Говорил Григорий нескладно, зато внушительно.
— Сейчас мы вот здесь — а не в амбарах — подсчитаем, сколько у вас должно оказаться излишку, Сатаров, достань посевные списки первого общества!
Сатаров давно их приготовил. Папка моментально легла на стол.
— Приступим! — сказал Григорий. — Товарищ Сорокин, иди ближе к столу. Начнем подсчет.
И, склонившись над списком, начали высчитывать, сколько было десятин ржи, какая урожайность, сколько собрано всего зерна.
— Арендованная как? — спросил Григорий Лобачева.
— Не было, — глухо ответил Семен Максимович.
— Не явно арендованной, а тайно. Вот про какую аренду речь идет.
И от такой аренды отказался Лобачев.
— Тут ты прямо врешь! — заметил Григорий. — У Лукьяна арендовал?
— Полдесятинки. Но ему семена давал, — сознался Лобачев.
— У вдовы Устиной?
Пришлось и в этом сознаться.
Защелкали счеты. Вычислили, сколько собрано урожая, сколько пошло на сев, на пропитание семейства, на посыпку скоту. Даже гарнцы, которые взял мельник за помол, и те подсчитали. Словом, все по совести.
Такая точность поразила всех. И особенно осведомленность Василия Законника. Тихим голосом он поправлял цифры, подсказывал. Иногда взглянет на Лобачева, как на пустое место, и внесет такую поправку, что Лобачева бросает в пот. Дали бы волю этому толстому кулаку, лавочнику, содержателю просорушки, он бы этого законника съел.
Пока подсчитывали хлеб Лобачева, Николай Гагарин все сидел у окна. Лицо его, окаймленное рыжей бородой, такое же злое и надменное, как у покойника отца, которому перед смертью я и мой отец читали Библию. Николай — бывший староста, а затем председатель комитета при Временном правительстве, — теперь как бы не узнавал меня. А ведь я был совсем не так давно секретарем этого комитета, и мы с Филей, Павлушкой сражались в комитете из-за помещика Сабуренкова.
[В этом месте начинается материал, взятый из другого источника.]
namespace shdtopo {
namespace {
// ... 439 lines not shown
        hin.rows = H;
        hin.seg = iseg.p;
        hin.nseg = ns;
        hin.multi = imulti.p;
        hin.nmulti = nm;
        double pm = 0.0;
        HIPCHK(prep_tree(V, nadj, hin, top->d_rowptrIn.p, top->d_adj.p, top->d_aloss.p, top->d_pot.p,
                         top->d_sptPar.p, top->d_spt.p, &pm, st, kTreeParents));
        DevBuf<double> prev;
        HIPCHK(prev.ensure((size_t)V));
        int it2 = 0;
        HIPCHK(prep_h0_distances(V, top->d_rowptrIn.p, top->d_adj.p, prev.p, &it2, st));
        top->hp->potSrc.resize((size_t)V);
        HIPCHK(hipMemcpyAsync(top->hp->potSrc.data(), prev.p, 8 * (size_t)V, hipMemcpyDeviceToHost, st));
        HIPCHK(hipStreamSynchronize(st));
        double mx = 0.0;
        for (double x : top->hp->potSrc)
            if (std::isfinite(x) && x > mx) mx = x;
        top->hp->srcMax = mx;
    }
    step_done(4);
    HIPCHK(top->d_adjk.ensure(4 * (size_t)std::max<int64_t>(1, nadj)));
    HIPCHK(top->d_kap.ensure((size_t)std::max<int64_t>(1, nadj)));
    HIPCHK(top->d_ksum.ensure(kKProbes * (size_t)V));
    HIPCHK(top->d_kap0.ensure((size_t)V));
    HIPCHK(launch_kappa_copy(V, nadj, hub_segs(top), top->d_rowptr.p, adj_out(top), top->d_pot.p,
                             top->d_sptPar.p, top->d_adjk.p, top->d_kap.p, top->d_ksum.p,
                             top->d_kap0.p, st));
    top->adjkPlain = true;
    top->adjkFlagged = false;
    top->adjkLeaf = false;
    top->adjkTargets.clear();
    top->leafFor.clear();
    top->rowsSorted = true;
    HIPCHK(top->d_kfKap.ensure((size_t)std::max<int64_t>(1, nadj)));
    HIPCHK(launch_kfix_kap(adj_out(top), top->d_pot.p, nadj, top->d_kfKap.p, st));
    top->kfKapReady = true;
    step_done(5);
    {
        const auto tc = clk::now();
        top->hp->perm.resize((size_t)V);
        top->hp->inv.resize((size_t)V);
        top->hp->pot.resize((size_t)V);
        top->hp->sptPar.resize((size_t)V);
        HIPCHK(hipMemcpyAsync(top->hp->perm.data(), dperm.p, 4 * (size_t)V, hipMemcpyDeviceToHost, st));
        HIPCHK(hipMemcpyAsync(top->hp->inv.data(), dinv.p, 4 * (size_t)V, hipMemcpyDeviceToHost, st));
        HIPCHK(hipMemcpyAsync(top->hp->pot.data(), top->d_pot.p, 8 * (size_t)V, hipMemcpyDeviceToHost, st));
        HIPCHK(hipMemcpyAsync(top->hp->sptPar.data(), top->d_sptPar.p, 4 * (size_t)V, hipMemcpyDeviceToHost, st));
        HIPCHK(hipStreamSynchronize(st));
        copy_ms += ms_since(tc);
        const auto th = clk::now();
        tree_order(*top->hp);
        host_ms += ms_since(th);
    }
    step_done(6);
    MESSAGE("graph preparation: upload %.1f, relabel %.1f, rows %.1f, h0 distances %.1f (%d "
            "rounds), tree %.1f, kappa copy %.1f, host copies %.1f ms",
            top->stats.csr_step_ms[0], top->stats.csr_step_ms[1], top->stats.csr_step_ms[2],
            top->stats.csr_step_ms[3], iters, top->stats.csr_step_ms[4],
            top->stats.csr_step_ms[5], top->stats.csr_step_ms[6]);
    top->stats.csr_host_ms = host_ms;
    top->stats.csr_copy_ms = copy_ms;
    top->csrUploaded = true;
    return 0;
}

// ... 250 lines not shown
    std::vector<uint32_t> tb(words, 0u);
    for (uint32_t t : tgt) tb[t >> 5] |= 1u << (t & 31u);
    HIPCHK(top->d_tbits.ensure(words));
    HIPCHK(hipMemcpyAsync(top->d_tbits.p, tb.data(), 4 * words, hipMemcpyHostToDevice, st));
    HIPCHK(hipStreamSynchronize(st));
    return 0;
}

bool leaf_targets_on(const Topology* top) { return top->leafTargets && !top->isDirected; }

int ensure_leaf_targets(Topology* top, const std::vector<uint32_t>& tgt, const uint32_t* d_tgt,
                        hipStream_t st) {
    if (top->leafFor == tgt && top->d_tleaf.p) return 0;
    const size_t words = ((size_t)top->g.V + 31) / 32;
    const size_t A = tgt.size();
    std::vector<uint32_t> tb(words, 0u);
    for (uint32_t t : tgt) tb[t >> 5] |= 1u << (t & 31u);
    top->leafFor.clear();
    HIPCHK(top->d_tleaf.ensure(2 * std::max<size_t>(1, A)));
    HIPCHK(top->d_tbitsEff.ensure(words));
    HIPCHK(top->d_dead.ensure(words));
    HIPCHK(top->d_leafCount.ensure(1));
    HIPCHK(hipMemcpyAsync(top->d_tbitsEff.p, tb.data(), 4 * words, hipMemcpyHostToDevice, st));
    HIPCHK(hipMemsetAsync(top->d_dead.p, 0, 4 * words, st));
    HIPCHK(hipMemsetAsync(top->d_leafCount.p, 0, 4, st));
    HIPCHK(launch_leaf_targets(top->d_rowptr.p, top->d_adj.p, top->d_aloss.p, d_tgt, (int)A,
                               top->d_tleaf.p, top->d_tbitsEff.p, top->d_dead.p,
                               top->d_leafCount.p, st));
    uint32_t n = 0;
    HIPCHK(hipMemcpyAsync(&n, top->d_leafCount.p, 4, hipMemcpyDeviceToHost, st));
    HIPCHK(hipStreamSynchronize(st));
    top->leafPeeled = (int64_t)n;
    top->leafFor = tgt;
    return 0;
}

Потом и у них, богатеев, отобрали участки купленной земли. Нет, Николай не забыл меня. Не мог забыть. Это у него в доме, когда он выдавал свою дочь Ольгу, я читал написанные мною стихи в честь его зятя — симулянта Ваньки Павлова. Он понял тогда мою насмешку в стихах над Ванькой, но и виду не подал.
А теперь сидит у окна и притворяется равнодушным. Нет, ты, рыжий черт, погоди! Пришло на вас время. Ишь поглаживаешь свою бороду — шире бороды Александра Третьего, — думаешь, как надежно спрятана рожь под овсяной мякиной. Ты жаден и хитер, но народ не перехитришь. И твой Макарка отсиживается с другими в овраге в норе, ловят овец, жарят их где-то в лесу.
— Класс! — гудит у меня в ушах голос Григория-матроса.
— Говори, дядя Василий! — обратился матрос к Законнику. — Читай вслух итог.
Законник поправил очки на веревочке и тихо начал читать «итог». Под конец громко, как приговор.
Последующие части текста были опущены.